| What is expected |
Which lines below include the string "blockDim"? Please show each one.

| Records for processing |
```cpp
__global__ void k_bucket_append(const TxRec* __restrict__ tx, uint32_t lo, uint32_t hi, StatsState st,
                                int64_t min_live_bucket) {
  const uint32_t i = lo + blockIdx.x * blockDim.x + threadIdx.x;
  if (i >= hi) return;
  const TxRec r = tx[i];
  if (r.series < 0 || r.series >= st.S) return;
  st.active[r.series] = 1;
  const int64_t b = r.end_ms / 10000;
  if (b < min_live_bucket) return;
  if (st.nan_until && b <= (int64_t)st.nan_until[r.series]) {
// ... 709 lines not shown
  for (; i < n; i += stride) dst[i] = src[i];
  if (t0 < tail) tdst[t0] = tsrc[t0];
}

}

__global__ void k_ck_lens(const int32_t* __restrict__ counts, const int32_t* __restrict__ slots, int k, int32_t n,
                          int32_t S, int32_t cap, uint32_t* __restrict__ lens) {
  const uint64_t t = (uint64_t)blockIdx.x * blockDim.x + threadIdx.x;
  const uint64_t N = (uint64_t)k * n;
  if (t > N) return;
  if (t == N) { lens[N] = 0; return; }
  const int i = (int)(t / (uint64_t)n), s = (int)(t % (uint64_t)n);
  const int32_t c = counts[(size_t)slots[i] * S + s];
  lens[t] = (uint32_t)(c < cap ? (c > 0 ? c : 0) : cap);
}

__global__ void k_ck_pack(const int32_t* __restrict__ cells, const int32_t* __restrict__ slots, int k, int32_t n,
                          int32_t S, int32_t cap, const uint32_t* __restrict__ lens, const uint32_t* __restrict__ offs,
                          int32_t* __restrict__ packed) {
  const uint64_t t = (uint64_t)blockIdx.x * blockDim.x + threadIdx.x;
  if (t >= (uint64_t)k * n) return;
  const int i = (int)(t / (uint64_t)n), s = (int)(t % (uint64_t)n);
  const int32_t* src = cells + ((size_t)slots[i] * S + s) * cap;
  int32_t* dst = packed + offs[t];
  for (uint32_t j = 0; j < lens[t]; ++j) dst[j] = src[j];
}

__global__ void k_copy_segs(apm::CopySegs c) {
  const apm::CopySeg& g = c.seg[blockIdx.y];
  if (blockIdx.y >= (unsigned)c.n) return;
  const size_t stride = (size_t)gridDim.x * blockDim.x;
  const size_t t = (size_t)blockIdx.x * blockDim.x + threadIdx.x;
  const uintptr_t al = (uintptr_t)g.dst | (uintptr_t)g.src;
  if ((al & 15) == 0) {
    const size_t n16 = g.bytes / 16;
    for (size_t i = t; i < n16; i += stride) reinterpret_cast<uint4*>(g.dst)[i] = reinterpret_cast<const uint4*>(g.src)[i];
    for (size_t i = n16 * 16 + t; i < g.bytes; i += stride) ((uint8_t*)g.dst)[i] = ((const uint8_t*)g.src)[i];
  } else if ((al & 3) == 0) {
    const size_t n4 = g.bytes / 4;
    for (size_t i = t; i < n4; i += stride) reinterpret_cast<uint32_t*>(g.dst)[i] = reinterpret_cast<const uint32_t*>(g.src)[i];
    for (size_t i = n4 * 4 + t; i < g.bytes; i += stride) ((uint8_t*)g.dst)[i] = ((const uint8_t*)g.src)[i];
  } else {
    for (size_t i = t; i < g.bytes; i += stride) ((uint8_t*)g.dst)[i] = ((const uint8_t*)g.src)[i];
  }
}

struct F64x8 {
  double v[8];
};
__global__ void k_set_f64(double* __restrict__ dst, F64x8 v, int n) {
  if ((int)threadIdx.x < n) dst[threadIdx.x] = v.v[threadIdx.x];
}

extern "C" {

using namespace apm;

void apm_copy(void* dst, const void* src, size_t bytes, hipStream_t stream) {
  apm_copy_capped(dst, src, bytes, 1024, stream);
}

void apm_copy_capped(void* dst, const void* src, size_t bytes, uint32_t max_blocks, hipStream_t stream) {
  if (bytes == 0) return;
  const uintptr_t a = (uintptr_t)dst | (uintptr_t)src;
  auto launch = [&](auto* d, const auto* s, size_t w) {
// ... 147 lines not shown
```

### apmbackend_amd/csrc/runtime/devjoin.cpp

```cpp
#include "devjoin.h"

#include <algorithm>
#include <chrono>
#include <climits>
#include <cstddef>
#include <cstdlib>
#include <cstring>
#include <stdexcept>

#include "../kernels/common.h"
#include "binio.h"
#include "d2h.h"
#include "../kernels/devjoin_dev.h"
#include "../kernels/kernel_api.h"
#include "join_util.h"
#include "jsutil.h"

namespace apm {

using namespace jstr;

namespace {
double clock_ms() {
  return std::chrono::duration<double, std::milli>(std::chrono::steady_clock::now().time_since_epoch()).count();
// ... 6 lines not shown
  op.line = e.line;
  op.server = server;
  op.op = JOP_NONE;
  return op;
}

uint64_t pow2_at_least(uint64_t v) {
  uint64_t p = 1;
  while (p < v) p <<= 1;
  return p;
}
}

DeviceJoin::DeviceJoin(const DevJoinConfig& cfg, Dictionary* dict, const std::vector<FileInfo>* files,
                       const std::vector<std::string>* servers)
    : cfg_(cfg), dict_(dict), files_(files), servers_(servers) {
  cfg_.ring_bytes = pow2_at_least(std::max<uint64_t>(cfg_.ring_bytes, 1ull << 24));
  cfg_.arena_cap = (uint32_t)pow2_at_least(std::max<uint32_t>(cfg_.arena_cap, 1024));
  HIP_OK(hipSetDevice(cfg_.device));
  {
    int lo = 0, hi = 0;
    HIP_OK(hipDeviceGetStreamPriorityRange(&lo, &hi));
    const char* pe = std::getenv("APM_JOIN_PRIO");
    HIP_OK(hipStreamCreateWithPriority(&stream_, hipStreamNonBlocking, pe && pe[0] == '0' ? lo : hi));
    res_.adopt(stream_);
  }
  const uint32_t E = std::max<uint32_t>(cfg_.max_events, 1024);
  out_cap_ = 2 * E + (1u << 16);
  for (int k = 0; k < 2; ++k) {
    Slot& s = sl_[k];
    s.d_bytes = (uint8_t*)res_.dmalloc_on(stream_, cfg_.max_batch_bytes + 256);
    s.d_events = (Event*)res_.dmalloc_on(stream_, (size_t)E * sizeof(Event));
    s.host_flag = (uint8_t*)res_.dmalloc_on(stream_, E + 64);
    s.d_host_ev = (Event*)res_.dmalloc_on(stream_, (size_t)E * sizeof(Event));
    s.d_host_idx = (uint32_t*)res_.dmalloc_on(stream_, (size_t)E * 4);
    s.d_mh_idx = (uint32_t*)res_.dmalloc_on(stream_, (size_t)E * 4);
    s.d_walk_idx = (uint32_t*)res_.dmalloc_on(stream_, (size_t)E * 4);
    s.d_aud = (AudF*)res_.dmalloc_on(stream_, (size_t)E * sizeof(AudF));
    s.d_n_host = (SelCount*)res_.dmalloc_on(stream_, 64);
    res_.pin(s.h_host_ev, (size_t)E * sizeof(Event));
    res_.pin(s.h_host_idx, (size_t)E * 4);
    res_.pin(s.h_n_host, 64);
    std::memset(s.h_n_host, 0, 64);
    s.d_chunk_next = (int32_t*)res_.dmalloc_on(stream_, ((size_t)cfg_.max_chunks + 2) * 4);
    s.d_chunk_first = (uint8_t*)res_.dmalloc_on(stream_, (size_t)cfg_.max_chunks + 2);
    res_.pin(s.h_chunk_next, ((size_t)cfg_.max_chunks + 2) * 4);
    res_.pin(s.h_chunk_first, (size_t)cfg_.max_chunks + 2);
    s.d_tx = (TxRec*)res_.dmalloc_on(stream_, (size_t)out_cap_ * sizeof(TxRec));
    s.d_tx_raw = (int32_t*)res_.dmalloc_on(stream_, (size_t)out_cap_ * 4);
    s.d_tx_gid = (int64_t*)res_.dmalloc_on(stream_, (size_t)out_cap_ * 8);
    s.free_ev = res_.new_event();
  }
  table_cap_ = 1u << cfg_.table_bits;
  init_table_cap_ = table_cap_;
  init_arena_cap_ = cfg_.arena_cap;
  d_table_ = (KeyState*)res_.dmalloc_on(stream_, (size_t)table_cap_ * sizeof(KeyState));
  d_reg_ = (RegSlot*)res_.dmalloc_on(stream_, ((size_t)1 << cfg_.reg_bits) * sizeof(RegSlot));
  miss_cap_ = E;
  d_miss_ = (RegMiss*)res_.dmalloc_on(stream_, (size_t)miss_cap_ * sizeof(RegMiss));
  res_.pin(h_miss_, (size_t)miss_cap_ * sizeof(RegMiss));
  d_arena_ = (NeedEnt*)res_.dmalloc_on(stream_, (size_t)cfg_.arena_cap * sizeof(NeedEnt));
  d_exp_lo_ = (uint64_t*)res_.dmalloc_on(stream_, 8 * 4096);
  d_exp_hi_ = (uint64_t*)res_.dmalloc_on(stream_, 8 * 4096);
  res_.pin(h_exp_, 2 * 8 * 4096);
  soap_cap_ = 1u << 16;
  d_soap_ = (SoapState*)res_.dmalloc_on(stream_, (size_t)soap_cap_ * sizeof(SoapState));
  if (E >= (1u << 21)) throw std::runtime_error("device join: gpu.maxLinesPerBatch must be below 2^21");
  d_sel_val_ = (uint64_t*)res_.dmalloc_on(stream_, ((size_t)E + 64) * 8);
  d_sel_pos_ = (uint64_t*)res_.dmalloc_on(stream_, ((size_t)E + 64) * 8);
  d_walk_lo_ = (uint32_t*)res_.dmalloc_on(stream_, ((size_t)cfg_.max_chunks + 2) * 4);
  d_file_first_ = (int32_t*)res_.dmalloc_on(stream_, (size_t)soap_cap_ * 4);
  for (AudGen& g : aud_gen_) {
    g.carry = (AudCarry*)res_.dmalloc_on(stream_, (size_t)soap_cap_ * sizeof(AudCarry));
    aud_reserve(g, 4096, 16384, 1u << 20);
  }
  d_file_server_ = (int32_t*)res_.dmalloc_on(stream_, (size_t)soap_cap_ * 4);
// ... 77 lines not shown
DeviceJoin::~DeviceJoin() {
  hipStreamSynchronize(stream_);
  res_.release_all();
}

void DeviceJoin::sync_file_keys() {
  const size_t n = files_->size();
  if (n <= h_file_fkey_.size()) return;
  if (n > soap_cap_) throw std::runtime_error("device join: too many files");
  const size_t lo = h_file_fkey_.size();
  if (lo == 0) HIP_OK(hipStreamSynchronize(stream_));
  for (size_t i = lo; i < n; ++i) {
    const FileInfo& f = (*files_)[i];
    const std::string& srv = (*servers_)[f.server];
    h_file_skey_.push_back(dj::server_key_of(srv.data(), srv.size()));
    h_file_fkey_.push_back(dj::file_key_of(f.path.data(), f.path.size()));
  }
  HIP_OK(hipMemcpy(d_file_skey_ + lo, h_file_skey_.data() + lo, (n - lo) * 8, hipMemcpyHostToDevice));
  HIP_OK(hipMemcpy(d_file_fkey_ + lo, h_file_fkey_.data() + lo, (n - lo) * 8, hipMemcpyHostToDevice));
}

void DeviceJoin::select_host(int k, const uint32_t* d_n_ev, uint32_t max_ev, hipStream_t ps) {
  Slot& s = sl_[k];
  sync_file_keys();
  DJArgs a{};
  a.ev = s.d_events;
  a.bytes = s.d_bytes;
  a.host_flag = s.host_flag;
  a.chunk_file = s.d_chunk_file;
  a.file_fkey = d_file_fkey_;
  a.aud = s.d_aud;
  a.sel_val = d_sel_val_;
  a.sel_pos = d_sel_pos_;
  a.host_ev = s.d_host_ev;
  a.host_ev_idx = s.d_host_idx;
  a.mh_idx = s.d_mh_idx;
  a.walk_idx = s.d_walk_idx;
  a.n_host = s.d_n_host;
  a.tmp = d_sel_tmp_;
  a.tmp_bytes = sel_tmp_bytes_;
  if (apm_dj_select_host(&a, d_n_ev, std::min<uint32_t>(max_ev, cfg_.max_events), ps) != 0)
    throw std::runtime_error("device join: scan scratch too small");
  HIP_OK(hipMemcpyAsync(s.h_n_host, s.d_n_host, sizeof(SelCount), hipMemcpyDeviceToHost, ps));
  s.spec = std::min<uint32_t>(cfg_.max_events, last_host_ + last_host_ / 4 + 256);
  HIP_OK(hipMemcpyAsync(s.h_host_ev, s.d_host_ev, (size_t)s.spec * sizeof(Event), hipMemcpyDeviceToHost, ps));
  HIP_OK(hipMemcpyAsync(s.h_host_idx, s.d_host_idx, (size_t)s.spec * 4, hipMemcpyDeviceToHost, ps));
}

void DeviceJoin::set_chunks(int k, const std::vector<int32_t>& chunk_file, const uint32_t* d_chunk_file,
                            const uint8_t* d_chunk_kind, hipStream_t ps) {
  Slot& s = sl_[k];
  const uint32_t n = (uint32_t)chunk_file.size();
  std::unordered_map<int32_t, int32_t> last;
  for (uint32_t c = 0; c < n; ++c) {
    s.h_chunk_next[c] = -1;
    auto it = last.find(chunk_file[c]);
    if (it == last.end()) {
      s.h_chunk_first[c] = 1;
    } else {
      s.h_chunk_first[c] = 0;
      s.h_chunk_next[it->second] = (int32_t)c;
    }
    last[chunk_file[c]] = (int32_t)c;
  }
  if (n) {
    HIP_OK(hipMemcpyAsync(s.d_chunk_next, s.h_chunk_next, (size_t)n * 4, hipMemcpyHostToDevice, ps));
    HIP_OK(hipMemcpyAsync(s.d_chunk_first, s.h_chunk_first, n, hipMemcpyHostToDevice, ps));
  }
  s.d_chunk_file = d_chunk_file;
  s.d_chunk_kind = d_chunk_kind;
  s.n_chunks = n;
  s.chunk_file = chunk_file;
}

void DeviceJoin::finish_select(int k, hipStream_t ps) {
  Slot& s = sl_[k];
  const uint32_t n = s.h_n_host->host;
  if (n > s.spec) {
    HIP_OK(hipMemcpyAsync(s.h_host_ev + s.spec, s.d_host_ev + s.spec, (size_t)(n - s.spec) * sizeof(Event),
                          hipMemcpyDeviceToHost, ps));
    HIP_OK(hipMemcpyAsync(s.h_host_idx + s.spec, s.d_host_idx + s.spec, (size_t)(n - s.spec) * 4,
                          hipMemcpyDeviceToHost, ps));
    HIP_OK(hipStreamSynchronize(ps));
  }
  last_host_ = n;
}

void DeviceJoin::host_prepass(int k, const uint8_t* hb, uint32_t n_host, const ParallelFor& parallel,
                              std::vector<HostOp>& hops_out, std::string& hbuf_out) {
  Slot& s = sl_[k];
  hops_out.clear();
  hbuf_out.clear();
  std::unordered_map<int32_t, int> task_of;
  int nt = 0;
  int32_t last_file = -1;
  int last_t = -1;
  for (uint32_t i = 0; i < n_host; ++i) {
    const int32_t file = s.chunk_file[s.h_host_ev[i].chunk];
    if (file == last_file) {
      tasks_[last_t].idx.push_back(i);
      continue;
    }
    auto it = task_of.find(file);
    int t;
    if (it == task_of.end()) {
      t = nt++;
      task_of.emplace(file, t);
      if ((int)tasks_.size() < nt) tasks_.emplace_back();
      PrepassTask& T = tasks_[t];
      T.file = file;
      T.idx.clear(); T.hops.clear(); T.hbuf.clear();
      T.audit_errors = T.invalid_acct = T.pm_host = 0;
    } else {
      t = it->second;
    }
    last_file = file;
    last_t = t;
    tasks_[t].idx.push_back(i);
// ... 483 lines not shown
    HIP_OK(hipEventSynchronize(live_ev_));
    keys_live_ = *h_live_;
    live_pending_ = false;
  }
  if ((keys_live_ + keys_since_rebuild_ + n_ev) * 2 > table_cap_) {
    if (table_rebuilds_ > 0 && async_rebuild_fits(n_ev)) {
      rebuild_table_async(now);
      return ensure_rest(n_ev, bytes);
    }
    rebuild_table(now, table_cap_);
    uint64_t cap = table_cap_;
    while ((keys_live_ + n_ev) * 2 > cap) cap *= 2;
    if (cap >= (1ull << 31)) throw std::runtime_error("device join: key table beyond 2^31 slots");
    if (cap != table_cap_) rebuild_table(now, (uint32_t)cap);
  }
  ensure_rest(n_ev, bytes);
}
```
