# gsanya/orbslam2_NMI

Measured on AMD Instinct MI355X. Metric: pose-candidate NMI evals/sec (640x480, 256 bins), one blocking nmi_search_grid call per step incl. its 8-byte read-back (SURVEY.md 8d's definition); beside the W warm-up steps an untimed clock warm-up of clock_warmup_ms = 200 ms precedes the timed region, higher is better.
Workload: dtype u8

## Files before the change

### include/nmi_hip.h

```cpp
#ifndef NMI_HIP_H
#define NMI_HIP_H

#include <stddef.h>
#include <stdint.h>

#ifdef __cplusplus
extern "C" {
#endif

#define NMI_HIP_ABI_VERSION 2

#define NMI_OK 0
#define NMI_ERR_INVALID_ARGUMENT (-1)
#define NMI_ERR_UNSUPPORTED (-2)
#define NMI_ERR_NO_DEVICE (-3)
#define NMI_ERR_NOT_READY (-4)
#define NMI_ERR_HIP (-1000)
#define NMI_ERR_RCCL (-2000)

#define NMI_MODE_ENMI 0
#define NMI_MODE_SUC 1

typedef struct nmi_ctx nmi_ctx;

// ... 118 lines not shown
int nmi_level_create_mesh_block(nmi_ctx *ctx, const float *d_xyz, const float *d_uv, int64_t n_triangles, const nmi_texture *tex,
                                const uint8_t *d_frame, int32_t S_local, int32_t s_offset, int32_t S_total, int32_t Wn_local,
                                int32_t w_offset, int32_t Wn_total, nmi_level **out);
int nmi_level_create_mesh_colored_block(nmi_ctx *ctx, const float *d_xyz, const float *d_red, int64_t n_triangles, const uint8_t *d_frame,
                                        int32_t S_local, int32_t s_offset, int32_t S_total, int32_t Wn_local, int32_t w_offset,
                                        int32_t Wn_total, nmi_level **out);
int nmi_level_run_rccl(nmi_level *lv, const float *h_mvps, const double *h_forward, void *nccl_comm, int64_t *h_best_index,
                       float *h_best_score);
int nmi_level_copy_outputs(nmi_level *lv, uint8_t *h_renders, uint8_t *h_warps, float *h_ratings);
int nmi_level_set_masks(nmi_level *lv, int32_t enabled, const uint8_t *d_frame_mask);
int nmi_level_copy_masks(nmi_level *lv, uint8_t *h_warp_masks, int32_t *h_counts);
int nmi_level_set_coverage(nmi_level *lv, int32_t enabled, const uint8_t *d_frame_mask);
int nmi_level_copy_coverage(nmi_level *lv, uint8_t *h_render_masks, uint8_t *h_warp_masks, int32_t *h_counts);
int nmi_level_set_distortion(nmi_level *lv, const double K[9], const float dist[5] );
int nmi_level_set_distortion_fisheye(nmi_level *lv, const double K[9], const double K_raw[9] ,
                                     const float dist[4] );
int nmi_level_set_frame_format(nmi_level *lv, int32_t format, int64_t pitch );
int nmi_level_set_frame_reduction(nmi_level *lv, int32_t factor , int32_t format, int64_t pitch );
int nmi_level_destroy(nmi_level *lv);

typedef struct nmi_stream nmi_stream;
int nmi_stream_create(nmi_ctx *ctx, int32_t max_S, int32_t max_Wn, int32_t depth, nmi_stream **out);
int nmi_stream_destroy(nmi_stream *st);
int nmi_stream_submit(nmi_stream *st, const uint8_t *h_render_stack, int32_t S, const uint8_t *h_frame,
                      const double *h_forward, int32_t Wn, int64_t *ticket);
int nmi_stream_submit_block(nmi_stream *st, const uint8_t *h_render_stack, int32_t S_local, int32_t s_offset, int32_t S_total,
                            const uint8_t *h_frame, const double *h_forward, int32_t Wn_local, int32_t w_offset, int32_t Wn_total,
                            void *nccl_comm, int64_t *ticket);
int nmi_stream_wait(nmi_stream *st, int64_t ticket, int64_t *h_best_index, float *h_best_score);
int nmi_stream_keep_ratings(nmi_stream *st, int32_t enabled);
int nmi_stream_copy_ratings(nmi_stream *st, int64_t ticket, float *h_ratings, int64_t n);
int nmi_stream_submit_masked(nmi_stream *st, const uint8_t *h_render_stack, int32_t S, const uint8_t *h_frame,
                             const uint8_t *h_frame_mask , const double *h_forward, int32_t Wn, int64_t *ticket);
int nmi_stream_submit_masked_block(nmi_stream *st, const uint8_t *h_render_stack, int32_t S_local, int32_t s_offset, int32_t S_total,
                                   const uint8_t *h_frame, const uint8_t *h_frame_mask , const double *h_forward,
                                   int32_t Wn_local, int32_t w_offset, int32_t Wn_total, void *nccl_comm, int64_t *ticket);
int nmi_stream_submit_covered(nmi_stream *st, const uint8_t *h_render_stack, const uint8_t *h_render_mask_bits, int32_t S,
                              const uint8_t *h_frame, const uint8_t *h_frame_mask , const double *h_forward,
                              int32_t Wn, int64_t *ticket);
int nmi_stream_submit_covered_block(nmi_stream *st, const uint8_t *h_render_stack, const uint8_t *h_render_mask_bits, int32_t S_local,
                                    int32_t s_offset, int32_t S_total, const uint8_t *h_frame, const uint8_t *h_frame_mask ,
                                    const double *h_forward, int32_t Wn_local, int32_t w_offset, int32_t Wn_total, void *nccl_comm,
                                    int64_t *ticket);
int nmi_stream_copy_counts(nmi_stream *st, int64_t ticket, int32_t *h_counts, int64_t n);
int nmi_stream_set_distortion(nmi_stream *st, const double K[9], const float dist[5] );
int nmi_stream_set_distortion_fisheye(nmi_stream *st, const double K[9], const double K_raw[9] ,
                                      const float dist[4] );
int nmi_stream_set_frame_format(nmi_stream *st, int32_t format, int64_t pitch );
int nmi_stream_set_frame_reduction(nmi_stream *st, int32_t factor , int32_t format, int64_t pitch );

uint64_t nmi_key_pack(float score, int64_t global_linear_index);
int nmi_key_unpack(uint64_t key, int64_t *global_linear_index, float *score);

int nmi_search_grid_rccl(nmi_ctx *ctx, const uint8_t *render_stack, int32_t S_local, int32_t s_offset,
                         int32_t S_total, const uint8_t *warp_stack, int32_t Wn, float *d_ratings,
                         void *nccl_comm, int64_t *h_best_index, float *h_best_score);
int nmi_search_grid_block_rccl(nmi_ctx *ctx, const uint8_t *render_stack, int32_t S_local, int32_t s_offset, int32_t S_total,
                               const uint8_t *warp_stack, int32_t Wn_local, int32_t w_offset, int32_t Wn_total, float *d_ratings,
                               void *nccl_comm, int64_t *h_best_index, float *h_best_score);

int nmi_rccl_unique_id(uint8_t out_id[128]);
int nmi_rccl_comm_init(nmi_ctx *ctx, const uint8_t id[128], int32_t rank, int32_t nranks, void **out_comm);
int nmi_rccl_comm_destroy(void *nccl_comm);

int nmi_set_profiling(nmi_ctx *ctx, int32_t enabled);
int nmi_last_kernel_ms(nmi_ctx *ctx, float *h_ms);

#define NMI_OPT_HIST_VARIANT 1
#define NMI_OPT_PHASE_MASK 2
#define NMI_OPT_WORKGROUPS 3
#define NMI_OPT_RESULT_PATH 4
#define NMI_OPT_XCD_TILING 5
#define NMI_OPT_TILE_QUEUE 6
#define NMI_OPT_CLIP_QUEUE 11
#define NMI_OPT_SPLIT 7
#define NMI_OPT_WAIT_MODE 8
#define NMI_OPT_SPLIT_PIXELS 10
#define NMI_OPT_CONTENT_PATH 12
#define NMI_OPT_FEWLEVELS_BINS 13
#define NMI_OPT_PIX_OWNER_BIAS 14
#define NMI_OPT_STAMPS 9
#define NMI_OPT_STAMP_CANDIDATE 15
#define NMI_OPT_WAVE_SHARES 16
int nmi_set_option(nmi_ctx *ctx, int32_t option, int64_t value);

int nmi_split_status(nmi_ctx *ctx, int32_t *timeouts, int32_t *cooldown_calls_left, int32_t *next_cooldown, int32_t *last_launch_parts);
int nmi_pix_status(nmi_ctx *ctx, int32_t *last_launch_ranges, int32_t *healed);

int nmi_copy_term_table(nmi_ctx *ctx, float *h_out, int64_t n);
int nmi_abi_version(void);
const char *nmi_error_string(int code);
const char *nmi_last_error_detail(nmi_ctx *ctx);
int nmi_get_info(nmi_ctx *ctx, int32_t *compute_units, int32_t *workgroups_per_launch, int32_t *lds_bytes);
int nmi_last_content(nmi_ctx *ctx, int32_t *few_levels, int32_t *nr, int32_t *nw);

#ifdef __cplusplus
}
#endif
#endif
```

### orbslam2_nmi_amd/capi.py

```python
import ctypes as C
import os

import numpy as np

from . import build as _build

MODE_ENMI = 0
MODE_SUC = 1

NMI_OK = 0
ERR_INVALID_ARGUMENT = -1
ERR_UNSUPPORTED = -2
ERR_NO_DEVICE = -3
ERR_NOT_READY = -4

FRAME_GRAY = 0
FRAME_BGR = 1
FRAME_RGB = 2
FRAME_BGRA = 3
FRAME_RGBA = 4
FRAME_BYTES_PER_PIXEL = {FRAME_GRAY: 1, FRAME_BGR: 3, FRAME_RGB: 3, FRAME_BGRA: 4, FRAME_RGBA: 4}

EXPORTED_SYMBOLS = (
    "nmi_params_default", "nmi_create", "nmi_destroy", "nmi_set_stream", "nmi_synchronize", "nmi_eval_pair", "nmi_eval_pairs", "nmi_eval_pair_debug",
    "nmi_search_grid", "nmi_search_grid_shard", "nmi_search_grid_block", "nmi_warp_homographies", "nmi_warp_stack", "nmi_render_mvp", "nmi_render_points", "nmi_level_create", "nmi_level_create_mesh", "nmi_level_run", "nmi_level_copy_outputs", "nmi_level_destroy", "nmi_texture_create",
    "nmi_texture_destroy", "nmi_render_mesh", "nmi_stream_create", "nmi_stream_destroy",
    "nmi_stream_submit", "nmi_stream_wait", "nmi_stream_keep_ratings", "nmi_stream_copy_ratings", "nmi_key_pack", "nmi_key_unpack", "nmi_search_grid_rccl", "nmi_search_grid_block_rccl",
    "nmi_rccl_unique_id", "nmi_rccl_comm_init", "nmi_rccl_comm_destroy", "nmi_set_profiling", "nmi_last_kernel_ms",
    "nmi_set_option", "nmi_copy_term_table", "nmi_abi_version", "nmi_error_string", "nmi_last_error_detail", "nmi_get_info", "nmi_last_content", "nmi_sort_points", "nmi_sort_triangles",
    "nmi_split_status", "nmi_pix_status", "nmi_level_create_block", "nmi_level_create_mesh_block", "nmi_level_run_rccl", "nmi_stream_submit_block",
    "nmi_warp_stack_masked", "nmi_search_grid_masked", "nmi_last_mask_counts", "nmi_level_set_masks", "nmi_level_copy_masks",
    "nmi_render_points_masked", "nmi_render_mesh_masked", "nmi_search_grid_covered", "nmi_last_cover_counts",
    "nmi_level_set_coverage", "nmi_level_copy_coverage",
    "nmi_pack_mask_bits", "nmi_stream_submit_masked", "nmi_stream_submit_masked_block", "nmi_stream_submit_covered",
    "nmi_stream_submit_covered_block", "nmi_stream_copy_counts",
    "nmi_undistort_frame", "nmi_level_set_distortion", "nmi_stream_set_distortion",
    "nmi_gray_frame", "nmi_level_set_frame_format", "nmi_stream_set_frame_format",
    "nmi_reduce_frame", "nmi_level_set_frame_reduction", "nmi_stream_set_frame_reduction",
    "nmi_render_mesh_colored", "nmi_render_mesh_colored_masked", "nmi_sort_triangles_colored", "nmi_level_create_mesh_colored",
    "nmi_level_create_mesh_colored_block",
    "nmi_undistort_frame_fisheye", "nmi_level_set_distortion_fisheye", "nmi_stream_set_distortion_fisheye",
)
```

| Finished exercise |
  const uint32_t i = lo + blockIdx.x * blockDim.x + threadIdx.x;
  const uint64_t t = (uint64_t)blockIdx.x * blockDim.x + threadIdx.x;
  const uint64_t t = (uint64_t)blockIdx.x * blockDim.x + threadIdx.x;
  const size_t stride = (size_t)gridDim.x * blockDim.x;
  const size_t t = (size_t)blockIdx.x * blockDim.x + threadIdx.x;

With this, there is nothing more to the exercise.